A councillor’s tale of survival after domestic abuse saw her receive a standing ovation as Brighton and Hove City Council voted to support the A Safe Home campaign.
Labour councillor Amanda Grimshaw’s hands shook during the moving speech as she told councillors of the time she decided to leave her abusive partner when seven months pregnant.
Her speech came as councillors voted unanimously to ask the authority’s chief executive Geoff Raw to write to the Secretary of State for Communities asking for the Domestic Abuse Bill to include a requirement that victims should be housed as a priority.
Speaking at the full council meeting at Hove Town Hall on Thursday 25 July, Councillor Grimshaw said had nothing but the clothes she was wearing when she asked for help at city council offices at St Bartholomew’s House, on a chilly day in 2001.
She said: “I was attempting to flee domestic abuse.
“This time I was determined to get away for good and not just sit it out at my ageing worried mother’s one bedroom flat and wait until I was allowed back in the family home.
“I had suffered enough, my children had suffered enough, it was time to make changes.”
She was first placed in a B&B with her three-year-old child, but as there was not enough room, her older children (from a former marriage) had to go to live with their father.
But she was then given a temporary one-bedroom flat with shared facilities which allowed her ten-year-old to come back and live with her.
Her baby due, she had no cot or furniture, and her abusive former partner was encouraging her to come home.
Councillor Grimshaw said: “I somehow kept strong and didn’t go back, I had my baby and five days later I was given the keys to my own council home.
“I was overjoyed with happiness, I was safe I had my own home, with my own front door that I could lock, where I was in control of my life and not subject to the abusive demands of another.
“Never again would I be locked out! This was a turning point in my life – I was free.
“Free to make my own decisions, to begin my lifelong learning journey which took me to education and empowerment and activism and allowed me to fly and become the person I should have been before.
“I am standing here in this chamber today only because I was supported and encouraged to be strong and given the one thing that made it all possible and that was a safe home.
“We must support this motion to ensure that all person subjected to domestic abuse have the chance to be free.”
Labour councillor Gill Williams put forward the request for the chief executive to ask for an amendment to the new law.

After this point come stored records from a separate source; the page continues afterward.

+extern "C" int oodgan_down2_pyramid(const float* x, const float* kernel_flip, float* const* levels, int nlevels, int planes, int n,
+                                    void* stream) {
+    OODGAN_REQUIRE(x && kernel_flip && levels && planes > 0, "down2_pyramid: bad args");
+    OODGAN_REQUIRE(n >= 8 && (n & (n - 1)) == 0 && n <= 4096, "down2_pyramid: size %d: a power of two from 8 to 4096", n);
+    OODGAN_REQUIRE(nlevels >= 1 && nlevels <= 16 && (n >> nlevels) >= 1, "down2_pyramid: %d levels below %d", nlevels, n);
+    PyrArgs a{};
+    a.x = x; a.n = n; a.levels = nlevels;
+    for (int l = 0; l < nlevels; ++l) {
+        OODGAN_REQUIRE(levels[l] != nullptr, "down2_pyramid: level %d is null", l);
+        a.y[l] = levels[l];
+    }
+    count_dispatch(OODGAN_DC_DOWN2_PYR);
+    hipLaunchKernelGGL(down2_pyramid_kernel, dim3(planes), dim3(1024), 0, as_stream(stream), a, kernel_flip);
+    return check_launch("down2_pyramid");
+}
diff --git a/ood-gan-inversion_amd/csrc/runtime.hip b/ood-gan-inversion_amd/csrc/runtime.hip
--- a/ood-gan-inversion_amd/csrc/runtime.hip
+++ b/ood-gan-inversion_amd/csrc/runtime.hip
@@ -28,6 +28,7 @@
     {"tiny_mid_max", "OODGAN_TINY_MID_MAX", 1024, {0}, {0}},
     {"stripx_waves", "OODGAN_STRIPX_WAVES", 4, {0}, {0}},
     {"blurt_seg_rows", "OODGAN_BLURT_SEG_ROWS", 0, {0}, {0}},
+    {"img_tail_fused", "OODGAN_IMG_TAIL_FUSED", 1, {0}, {0}},
 };
 }
 long tunable(int id) {
@@ -78,7 +79,7 @@
 
 namespace oodgan {
 namespace {
-const char* const g_dc_name[OODGAN_DC_COUNT] = {"stripx", "strip", "s1big", "s1v2", "s1pp", "tiny", "t2big", "t2v2", "t2gen", "s2big", "s2v2", "s2gen", "upvb", "s1big_ys", "s2big_fuse", "s2big_dotx_sform", "s1big_g2", "s2big_g2", "stripx_g2", "s2big_xh", "s1big_xh", "composite_mse", "ssim", "robust", "area_pool", "pooled_pixel", "pn", "resampled_pixel", "blurt_strip", "blurt_tile", "actbwd_sform", "actbwd_sform_f"};
+const char* const g_dc_name[OODGAN_DC_COUNT] = {"stripx", "strip", "s1big", "s1v2", "s1pp", "tiny", "t2big", "t2v2", "t2gen", "s2big", "s2v2", "s2gen", "upvb", "s1big_ys", "s2big_fuse", "s2big_dotx_sform", "s1big_g2", "s2big_g2", "stripx_g2", "s2big_xh", "s1big_xh", "composite_mse", "ssim", "robust", "area_pool", "pooled_pixel", "pn", "resampled_pixel", "blurt_strip", "blurt_tile", "actbwd_sform", "actbwd_sform_f", "img_tail", "down2_pyr"};
 std::atomic<long> g_dc[OODGAN_DC_COUNT];
 }
 void count_dispatch(int id) { g_dc[id].fetch_add(1, std::memory_order_relaxed); }
diff --git a/ood-gan-inversion_amd/oodgan/_lib.py b/ood-gan-inversion_amd/oodgan/_lib.py
--- a/ood-gan-inversion_amd/oodgan/_lib.py
+++ b/ood-gan-inversion_amd/oodgan/_lib.py
@@ -133,6 +133,9 @@
     'oodgan_torgb_fwd': (c_int, [P, P, P, c_int, P, P, P, P, c_int, c_int, c_int, c_int, c_float, P]),
     'oodgan_rgb_finish': (c_int, [P, P, P, P, P, c_int, c_int, c_int, P]),
     'oodgan_rgb_finish_parts': (c_int, [P, c_int, P, P, P, P, c_int, c_int, c_int, P]),
+    'oodgan_image_tail_supported': (c_int, [c_int, c_int, c_int]),
+    'oodgan_image_tail_mse': (c_int, [P, c_int, P, P, P, P, P, P, P, P, P, P, P, c_int, c_int, c_int, c_int, c_int, c_float, P]),
+    'oodgan_down2_pyramid': (c_int, [P, P, P, c_int, c_int, c_int, P]),
     'oodgan_torgb_fwd_sform': (c_int, [P, P, P, c_int, P, P, P, P, P, P, c_int, c_int, c_int, c_int, c_int, c_float, P, P]),
     'oodgan_act_bwd_fused': (c_int, [P, P, P, c_int, P, P, P, P, P, c_int, c_float, P, P, P, c_int, c_int, c_long, P]),
     'oodgan_act_bwd_nparts': (c_int, [c_long]),
diff --git a/ood-gan-inversion_amd/oodgan/engine.py b/ood-gan-inversion_amd/oodgan/engine.py
--- a/ood-gan-inversion_amd/oodgan/engine.py
+++ b/ood-gan-inversion_amd/oodgan/engine.py
@@ -280,7 +280,7 @@
         return (L.cin, L.res // 2, L.res // 2)
 
     def forward(self, latent, noises, save=False, cond_hook=None, cond_layers=None, return_features=False, features_in=None,
-                feature_scale=1.0, range_mode='exact', post_hook=None, style_offsets=None, feature_offset=None, feature_out=None):
+                feature_scale=1.0, range_mode='exact', post_hook=None, style_offsets=None, feature_offset=None, feature_out=None, defer_tail=False):
         if self.padded and (cond_hook is not None or features_in is not None or post_hook is not None):
             raise NotImplementedError('conditioning hooks / feature injection on a generator whose channel counts are zero-padded to multiples of 16')
         if save and (features_in is not None or post_hook is not None):
@@ -337,7 +337,11 @@
         for L in self.layers:
             s = _Cols(s_all, L.row, L.cin)
             if L.kind == 'rgb' and rgb_partial is not None:
-                skip = ops.rgb_finish(rgb_partial, L.bias, skip, self.k_up if skip is not None else None)
+                if (defer_tail and L is self.layers[-1] and not return_features
+                        and ops.image_tail_supported(3, rgb_partial.shape[-2], rgb_partial.shape[-1])):
+                    skip = ops.RgbTail(rgb_partial, L.bias, skip, self.k_up if skip is not None else None)
+                else:
+                    skip = ops.rgb_finish(rgb_partial, L.bias, skip, self.k_up if skip is not None else None)
                 rgb_partial = None
                 continue
             if L.kind == 'rgb':
@@ -486,7 +490,7 @@
         return bool(self.grad_hi_only and self.hi_records and Rg is None and ops.blurT_hi_supported(Hd, Hd)
                     and ops.s2_fuse_supported(B, L.cout, L.cin, 2 * Hd + 1, 2 * Hd + 1))
 
-    def backward(self, gimg, grad_scale=1.0, carry_scale=False, wrt='latent', feature_grad=None):
+    def backward(self, gimg, grad_scale=1.0, carry_scale=False, wrt='latent', feature_grad=None, gskip_half=None):
         from ._lib import lib, check
         import ctypes
         if wrt not in ('latent', 'styles'):
@@ -507,6 +511,16 @@
         gs_all = ops.zeros(B, self.R, device=self.device)
         gskip = {self.size: gimg.contiguous()}
         r = self.size
+        if gskip_half is not None:
+            gskip[r // 2] = gskip_half
+            r //= 2
+            while r > max(4, PYRAMID_FROM):
+                gskip[r // 2] = ops.upfirdn2d(gskip[r], self.k_up_flip, up=1, down=2, pad=(1, 1))
+                r //= 2
+            if r > 4:
+                for t in ops.down2_pyramid(gskip[r], self.k_up_flip):
+                    gskip[t.shape[-1]] = t
+                r = 4
         while r > 4:
             gskip[r // 2] = ops.upfirdn2d(gskip[r], self.k_up_flip, up=1, down=2, pad=(1, 1))
             r //= 2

She told councillors 53 per cent of women who have experienced domestic abuse were prevented from making a homelessness application by their local council.
A study by St Mungo’s found 16 per cent of homeless men had experience violence and or abuse from a partner.
She said: “Extending automatic priority need to all survivors would remove the requirement to prove vulnerability.
“This is an important amendment and would make the Domestic Abuse Bill more meaningful and would significantly help to change the culture around how survivors are dealt with when presenting as homeless and in need of help.”
Labour councillor Amanda Evans seconded Councillor Williams’ motion and spoke in support, saying 725 women and 35 men are killed each year by their partner or ex-partner.
She said: “Domestic abuse should never be taken lightly, or looked away from, or seen as just a bit of relationship dysfunction.
“I’m sure most of us think that we don’t do that, that we know that this is very much life or death stuff.
“And yet, the law doesn’t treat it as such, or require (and pay for) councils to do so.”
Conservative councillor Mary Mears congratulated and thanked all speakers for their moving speech.
She praised Councillor Evans in particular for raising the issue of male victims.
Councillor Mears said: “I think often most people associate it, quite rightly, with women and young children.
“But there is also domestic violence around men that sometimes not as highlighted as it should be.”
Labour councillor Kate Knight spoke of domestic abuse as a hidden crime from her experience based on 25 years working in criminal justice, as a defence solicitor and then a probation officer.
She said: “Finding oneself in a position of being subjected to domestic abuse is not a situation that occurs overnight. The process is long and subtle.
“It often starts with flattery, with protestations of love, of wanting to care and protect a person and slowly but insidiously slips into undermining, coercion, control and violence – often fatal violence.”
Green councillor Hannah Clare received unanimous support for her amendment asking for the authority’s Policy and Resources Committee to protect funding for violence against women and girls programmes.
Councillor Hannah said: “There is more we can do to support survivors. We can support our third sector services in the city.
“We can increase affordable housing to provide more avenues for survivors to leave.”
Councillors voted unanimously to support the A Safe Home campaign, and ask for the Domestic Abuse Bill to be amended to include a requirement that all domestic abuse survivors presenting as homeless should be considered a priority.